Supplied records »
==============================
#ifndef PM_RUN_DEEP
#define PM_RUN_DEEP 2
#endif
template <typename DST, typename K, int G, bool WEIGHTED, int OPT, int TILE>
__global__ void __launch_bounds__(kBlock) bwd_sorted_main_kernel(const SortedParams p) {
    const uint32_t fix_gen = p.fix_ctl[2];
    if (blockIdx.x == 0 && threadIdx.x == 0) p.fix_ctl[3] = fix_gen;
    PM_STAMP(blockIdx.x, 0);
#ifndef PM_KBATCH_F32
#define PM_KBATCH_F32 4
#endif
#ifndef PM_KBATCH_16
#define PM_KBATCH_16 2
#endif
    constexpr bool kLean = OPT == 2 && DST::kES == 2;
    constexpr int kBatch = DST::kES == 2 ? (kLean ? 1 : PM_KBATCH_16) : PM_KBATCH_F32;
    constexpr int kDeepMul = kLean ? 4 : PM_RUN_DEEP;
    constexpr int VEC = DST::kVec;
    constexpr int NG = kBlock / G;
    constexpr int C = TILE / NG;
    constexpr int kOver = kExactRun;
    __shared__ K s_keyw[TILE + 2 + 2 * kOver];
    __shared__ uint32_t s_val[TILE + kOver];
    K* const s_key = s_keyw + kOver;
    extern __shared__ __attribute__((aligned(16))) char s_tab[];
    char** s_dst = reinterpret_cast<char**>(s_tab);
    int64_t* s_ooff = reinterpret_cast<int64_t*>(s_tab + static_cast<size_t>(p.T) * 8);
    float** s_mom = reinterpret_cast<float**>(s_tab + static_cast<size_t>(p.T) * 16);
    int32_t* s_dim = reinterpret_cast<int32_t*>(s_tab + static_cast<size_t>(p.T) * (OPT != 0 ? 24 : 16));

    const K* keys = reinterpret_cast<const K*>(p.keys);
    const int nt_rows = p.nt_rows;
    const K pad_bit = static_cast<K>(1) << p.kbits;
    const K row_mask = (static_cast<K>(1) << p.rbits) - 1;
    const int64_t n_sorted = p.d_n ? static_cast<int64_t>(*p.d_n) : p.n;
    int64_t tile_id = blockIdx.x;
    if (p.xcd == 2) {
        const int64_t per = ((n_sorted + TILE - 1) / TILE + kXcds - 1) / kXcds;
        const int64_t slot = blockIdx.x / kXcds;
        if (slot >= per) return;
        tile_id = (blockIdx.x % kXcds) * per + slot;
    } else if (p.seg_tiles > 0) {
        int64_t t, i;
        if (p.xcd) {
            const int xcd = blockIdx.x % kXcds;
            const int64_t slot = blockIdx.x / kXcds;
            t = xcd + kXcds * (slot / p.seg_tiles);
            i = slot % p.seg_tiles;
        } else {
            t = blockIdx.x / p.seg_tiles;
            i = blockIdx.x % p.seg_tiles;
        }
        if (t >= p.T) return;
        tile_id = (t * p.H + p.phase) * p.seg_tiles + i;
    }
    const int64_t base = tile_id * TILE;
    if (base >= n_sorted) return;
    const int n_tile = (n_sorted - base) < TILE ? static_cast<int>(n_sorted - base) : TILE;
    const int nb = base < kOver ? static_cast<int>(base) : kOver;
    const int64_t after = n_sorted - (base + n_tile);
    const int nf = after < kOver ? static_cast<int>(after) : kOver;
    for (int i = static_cast<int>(threadIdx.x) - nb; i < n_tile + nf; i += kBlock) {
        s_key[i + 1] = keys[base + i];
        if (i >= 0) s_val[i] = p.vals[base + i];
    }
    if (threadIdx.x == 0) {
        s_key[-nb] = base - nb > 0 ? keys[base - nb - 1] : pad_bit;
        s_key[n_tile + nf + 1] = (base + n_tile + nf < n_sorted) ? keys[base + n_tile + nf] : pad_bit;
    }
    for (int t = threadIdx.x; t < p.T; t += kBlock) {
        s_dst[t] = reinterpret_cast<char*>(p.dst[t]);
        s_ooff[t] = p.out_offsets ? p.out_offsets[t] : 0;
        s_dim[t] = p.dims[t];
        if (OPT == 1) s_mom[t] = p.mom[t];
        if (OPT == 2) s_mom[t] = p.state[t];
    }
    __syncthreads();
    PM_STAMP(blockIdx.x, 1);
    constexpr bool kJoin = !(WEIGHTED && OPT != 0);
    __shared__ float s_join[kJoin ? kBlock * VEC : 1];
    const bool tile_joined = kJoin && p.join_tiles && n_tile == TILE && s_key[1] == s_key[TILE] && s_key[0] == s_key[1] &&
                             s_key[TILE + 1] == s_key[1] && !(s_key[1] & pad_bit);

    const int gid = threadIdx.x / G;
    const int lig = threadIdx.x % G;
    const int l0 = gid * C;
    if (l0 >= n_tile) return;
    const int l1 = (l0 + C < n_tile) ? l0 + C : n_tile;
    const int64_t chunk = (base / TILE) * NG + gid;
    ChunkRec* rec = p.recs + chunk;
    float* lead_slot = p.partials + (chunk * 2) * p.max_dim;
    float* trail_slot = lead_slot + p.max_dim;

    const K first_key = s_key[l0 + 1];
    const K last_key = s_key[l1];
    const bool lead_open = first_key == s_key[l0] && !(first_key & pad_bit);
    const bool trail_open = last_key == s_key[l1 + 1] && !(last_key & pad_bit);

    int lead_skip = 0, own_after = 0;
    bool lead_partial = lead_open, trail_partial = trail_open;
    if (p.exact_run > 0 && (lead_open || trail_open)) {
        bool whole_chunk_in_lead_run = false;
        if (lead_open) {
            const int in_chunk = count_same_lds_fwd<G, K>(s_key, l0, l1, first_key);
            const bool goes_on = in_chunk == l1 - l0 && trail_open;
            whole_chunk_in_lead_run = goes_on;
            const int right = goes_on ? count_same_lds_fwd<G, K>(s_key, l1, n_tile + nf, first_key) : 0;
            const int before = count_same_lds_bwd<G, K>(s_key, -nb, l0, first_key);
            const bool leaves_tile = (before == l0 + nb && s_key[-nb] == first_key) ||
                                     (goes_on && l1 + right == n_tile + nf && s_key[n_tile + nf + 1] == first_key);
            if (!leaves_tile && before + in_chunk + right <= p.exact_run) {
                lead_skip = in_chunk;
                lead_partial = false;
                if (goes_on) trail_partial = false;
            }
        }
        if (trail_open && !whole_chunk_in_lead_run) {
            const int tail = count_same_lds_bwd<G, K>(s_key, l0, l1, last_key);
            const int right = count_same_lds_fwd<G, K>(s_key, l1, n_tile + nf, last_key);
            const bool leaves_tile = l1 + right == n_tile + nf && s_key[n_tile + nf + 1] == last_key;
            if (!leaves_tile && tail + right <= p.exact_run) {
                own_after = right;
                trail_partial = false;
            }
        }
    }

    const int l1e = l1 + own_after;
    PM_STAMP(blockIdx.x, 2);

    const int c_end = column_pass_end<OPT, VEC>(lig, p.max_dim);
    for (int c = lig * VEC; c < c_end; c += G * VEC) {
        int mode = 0;
        bool any_col = false, done = false;
        int seg_start = l0;
        uint32_t lead_len = 0, trail_len = 0;
        float acc[VEC];
        float wrow[VEC];
        float cur_mom = 0.0f;
        constexpr int SV = OPT == 2 ? VEC : 1;
        float srow[SV];
        K cur_key = 0;
#pragma unroll
        for (int k = 0; k < VEC; ++k) { acc[k] = 0.0f; wrow[k] = 0.0f; }
#pragma unroll
        for (int k = 0; k < SV; ++k) srow[k] = 0.0f;
        const char* const dummy_fast = reinterpret_cast<const char*>(p.partials) + static_cast<size_t>(lig) * VEC * sizeof(float);
        auto close_run = [&](K key, float (&a)[VEC], float (&w)[VEC], bool cols, float m_prev) {
            const int t = static_cast<int>(key >> p.tshift);
            const int64_t row = static_cast<int64_t>(key & row_mask);
            const int D = s_dim[t];
            char* wptr = s_dst[t] + (row * D + c) * DST::kES;
            if constexpr (OPT == 2) {
                if (cols) adagrad_elem_finish<DST>(wptr, w, a, srow, s_mom[t] + row * D + c, p, nt_rows, static_cast<uint64_t>(key), c);
            } else
            if (OPT == 1) adagrad_finish<DST, G>(wptr, w, a, cols, s_mom[t] + row, m_prev, D, p, lig, nt_rows, static_cast<uint64_t>(key), c);
            else if (cols) DST::store(wptr, a, nt_rows);
        };
        for (int pos = l0 + lead_skip; pos < l1e && !done; pos += kBatch) {
            K kk[kBatch + 1];
            uint32_t vv[kBatch];
            bool valid[kBatch], head[kBatch];
            if (!WEIGHTED && mode != 0 && pos + kBatch <= l1e) {
                bool same = true;
#pragma unroll
                for (int u = 0; u < kBatch; ++u) same = same && s_key[pos + u + 1] == cur_key;
                if (same) {
                    const int t = static_cast<int>(cur_key >> p.tshift);
                    const float* gt = any_col ? p.grad + s_ooff[t] + c : reinterpret_cast<const float*>(dummy_fast);
                    const int64_t stride = any_col ? p.out_stride : 0;
                    const int64_t bextra = any_col ? p.gblk_extra : 0;
                    constexpr int kDeep = kDeepMul * kBatch;
                    bool deep = kDeepMul > 1 && pos + kDeep <= l1e;
#pragma unroll
                    for (int u = kBatch; u < kDeep; ++u) deep = deep && s_key[pos + (u < kDeep ? u : 0) + 1] == cur_key;
                    if (deep) {
                        float gf[kDeep][VEC];
#pragma unroll
                        for (int u = 0; u < kDeep; ++u) {
                            const float* g = gt + grad_bag_offset(static_cast<int64_t>(s_val[pos + u]), stride, p.gblk_shift, bextra);
#pragma unroll
                            for (int k = 0; k < VEC; k += 4) {
                                const f32x4 x = *reinterpret_cast<const f32x4*>(g + k);
                                gf[u][k] = x.x; gf[u][k + 1] = x.y; gf[u][k + 2] = x.z; gf[u][k + 3] = x.w;
                            }
                        }
                        if (any_col) {
#pragma unroll
                            for (int u = 0; u < kDeep; ++u)
#pragma unroll
                                for (int k = 0; k < VEC; ++k) {
                                    const float prod = p.alpha * gf[u][k];
                                    acc[k] = acc[k] + prod;
                                }
                        }
                        pos += kDeep - kBatch;
                        continue;
                    }
                    float gf[kBatch][VEC];
#pragma unroll
                    for (int u = 0; u < kBatch; ++u) {
                        const float* g = gt + grad_bag_offset(static_cast<int64_t>(s_val[pos + u]), stride, p.gblk_shift, bextra);
#pragma unroll
                        for (int k = 0; k < VEC; k += 4) {
                            const f32x4 x = *reinterpret_cast<const f32x4*>(g + k);
                            gf[u][k] = x.x; gf[u][k + 1] = x.y; gf[u][k + 2] = x.z; gf[u][k + 3] = x.w;
                        }
                    }
                    if (any_col) {
#pragma unroll
                        for (int u = 0; u < kBatch; ++u)
#pragma unroll
                            for (int k = 0; k < VEC; ++k) {
                                const float prod = p.alpha * gf[u][k];
                                acc[k] = acc[k] + prod;
                            }
                    }
                    continue;
                }
            }
            kk[0] = s_key[pos];
#pragma unroll
            for (int u = 0; u < kBatch; ++u) {
                const bool in = (pos + u) < l1e;
                kk[u + 1] = in ? s_key[pos + u + 1] : pad_bit;
                valid[u] = in && !(kk[u + 1] & pad_bit);
                vv[u] = valid[u] ? s_val[pos + u] : 0u;
                head[u] = valid[u] && kk[u + 1] != kk[u];
            }
            float gv[kBatch][VEC];
            u32x4 wraw[kBatch];
            float sc[kBatch];
            float mv[kBatch];
            u32x4 sraw[kBatch][OPT == 2 ? VEC / 4 : 1];
            bool col_ok[kBatch];
            const char* const dummy = reinterpret_cast<const char*>(p.partials) + static_cast<size_t>(lig) * VEC * sizeof(float);
#pragma unroll
            for (int u = 0; u < kBatch; ++u) {
                mv[u] = 0.0f;
                const K key = kk[u + 1];
                const int t = valid[u] ? static_cast<int>(key >> p.tshift) : 0;
                const int64_t row = static_cast<int64_t>(key & row_mask);
                const int D = s_dim[t];
                col_ok[u] = valid[u] && c < D;
                const bool need_row = col_ok[u] && head[u] && !(trail_partial && key == last_key);
                if (OPT == 1 && valid[u] && head[u] && !(trail_partial && key == last_key)) mv[u] = *as_global<float>(s_mom[t] + row);
                uint32_t bag = vv[u];
                sc[u] = p.alpha;
                if (WEIGHTED) {
                    if (col_ok[u]) {
                        sc[u] = p.alpha * p.psw[vv[u]];
                        bag = p.bag_of[vv[u]];
                    }
                }
                const float* g = col_ok[u] ? p.grad + s_ooff[t] + grad_bag_offset(static_cast<int64_t>(bag), p.out_stride, p.gblk_shift, p.gblk_extra) + c
                                           : reinterpret_cast<const float*>(dummy);
                load_grad<VEC>(reinterpret_cast<const f32x4*>(g), gv[u]);
                wraw[u] = DST::load_raw(need_row ? s_dst[t] + (row * D + c) * DST::kES : dummy, nt_rows);
                if constexpr (OPT == 2)
                    state_load_raw<VEC>(need_row ? reinterpret_cast<const char*>(s_mom[t] + row * D + c) : dummy, sraw[u], nt_rows);
            }
#pragma unroll
            for (int u = 0; u < kBatch; ++u) {
                if (done) break;
                if (!valid[u]) {
                    done = true;
                    break;
                }
                const int q = pos + u;
                if (head[u] || (q == l0 && lead_partial)) {
                    if (mode == 2) {
                        close_run(cur_key, acc, wrow, any_col, cur_mom);
                    }
                    if (mode == 1) {
                        lead_len = static_cast<uint32_t>(q - l0);
                        if (any_col) {
                            hidden_store_vec<VEC>(lead_slot + c, acc);
                        }
                    }
                    seg_start = q;
                    any_col = col_ok[u];
                    cur_key = kk[u + 1];
                    cur_mom = mv[u];
                    if (!head[u]) {
                        mode = 1;
                    } else if (trail_partial && kk[u + 1] == last_key) {
                        mode = 3;
                    } else {
                        mode = 2;
                    }
#pragma unroll
                    for (int k = 0; k < VEC; ++k) acc[k] = 0.0f;
                    if (mode == 2 && any_col) open_row<DST, OPT>(wraw[u], sraw[u], acc, wrow, srow);
                }
                if (mode != 0 && any_col) add_scaled<VEC>(acc, sc[u], gv[u]);
            }
#pragma unroll
            for (int u = 0; u < kBatch; ++u) {
#pragma unroll
                for (int k = 0; k < VEC; ++k) asm volatile("" : : "v"(gv[u][k]));
                asm volatile("" : : "v"(wraw[u]));
                asm volatile("" : : "v"(mv[u]), "v"(sc[u]));
                if constexpr (OPT == 2) {
#pragma unroll
                    for (int k = 0; k < VEC / 4; ++k) asm volatile("" : : "v"(sraw[u][k]));
                }
            }
        }
        if (mode == 2) {
            close_run(cur_key, acc, wrow, any_col, cur_mom);
        }
        if (mode == 1) {
            int real = l1 - l0;
            while (real > 0 && (s_key[l0 + real] & pad_bit)) --real;
            lead_len = static_cast<uint32_t>(real);
            if (any_col && !tile_joined) {
                hidden_store_vec<VEC>(lead_slot + c, acc);
            }
        }
        if (tile_joined) {
            float* const sj = s_join + threadIdx.x * VEC;
#pragma unroll
            for (int k = 0; k < VEC; ++k) sj[k] = acc[k];
            __syncthreads();
            if (gid == 0) {
                float sum[VEC];
#pragma unroll
                for (int k = 0; k < VEC; ++k) sum[k] = acc[k];
#pragma unroll 1
                for (int g = 1; g < NG; ++g) {
#pragma unroll
                    for (int k = 0; k < VEC; ++k) sum[k] = sum[k] + s_join[(g * G + lig) * VEC + k];
                }
                if (any_col) hidden_store_vec<VEC>(lead_slot + c, sum);
            }
            if (c + G * VEC < c_end) __syncthreads();
        }
        if (mode == 3) {
            trail_len = static_cast<uint32_t>(l1 - seg_start);
            if (any_col) {
                hidden_store_vec<VEC>(trail_slot + c, acc);
            }
        }
        if (c == 0 && lig == 0) {
            rec->lead_len = lead_len | ((tile_joined && gid == 0) ? kJoinedBit : 0u);
            rec->trail_len = trail_len;
            if (trail_len > 0) p.fix_list[atomicAdd(p.fix_ctl + (fix_gen & 1u), 1u)] = static_cast<uint32_t>(chunk);
        }
    }
    PM_STAMP_DRAINED(blockIdx.x, 3);
}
==============================
About this exercise » Could you state how many lines of the records contain "bextra"? Give the number and nothing else.

The completed task » 3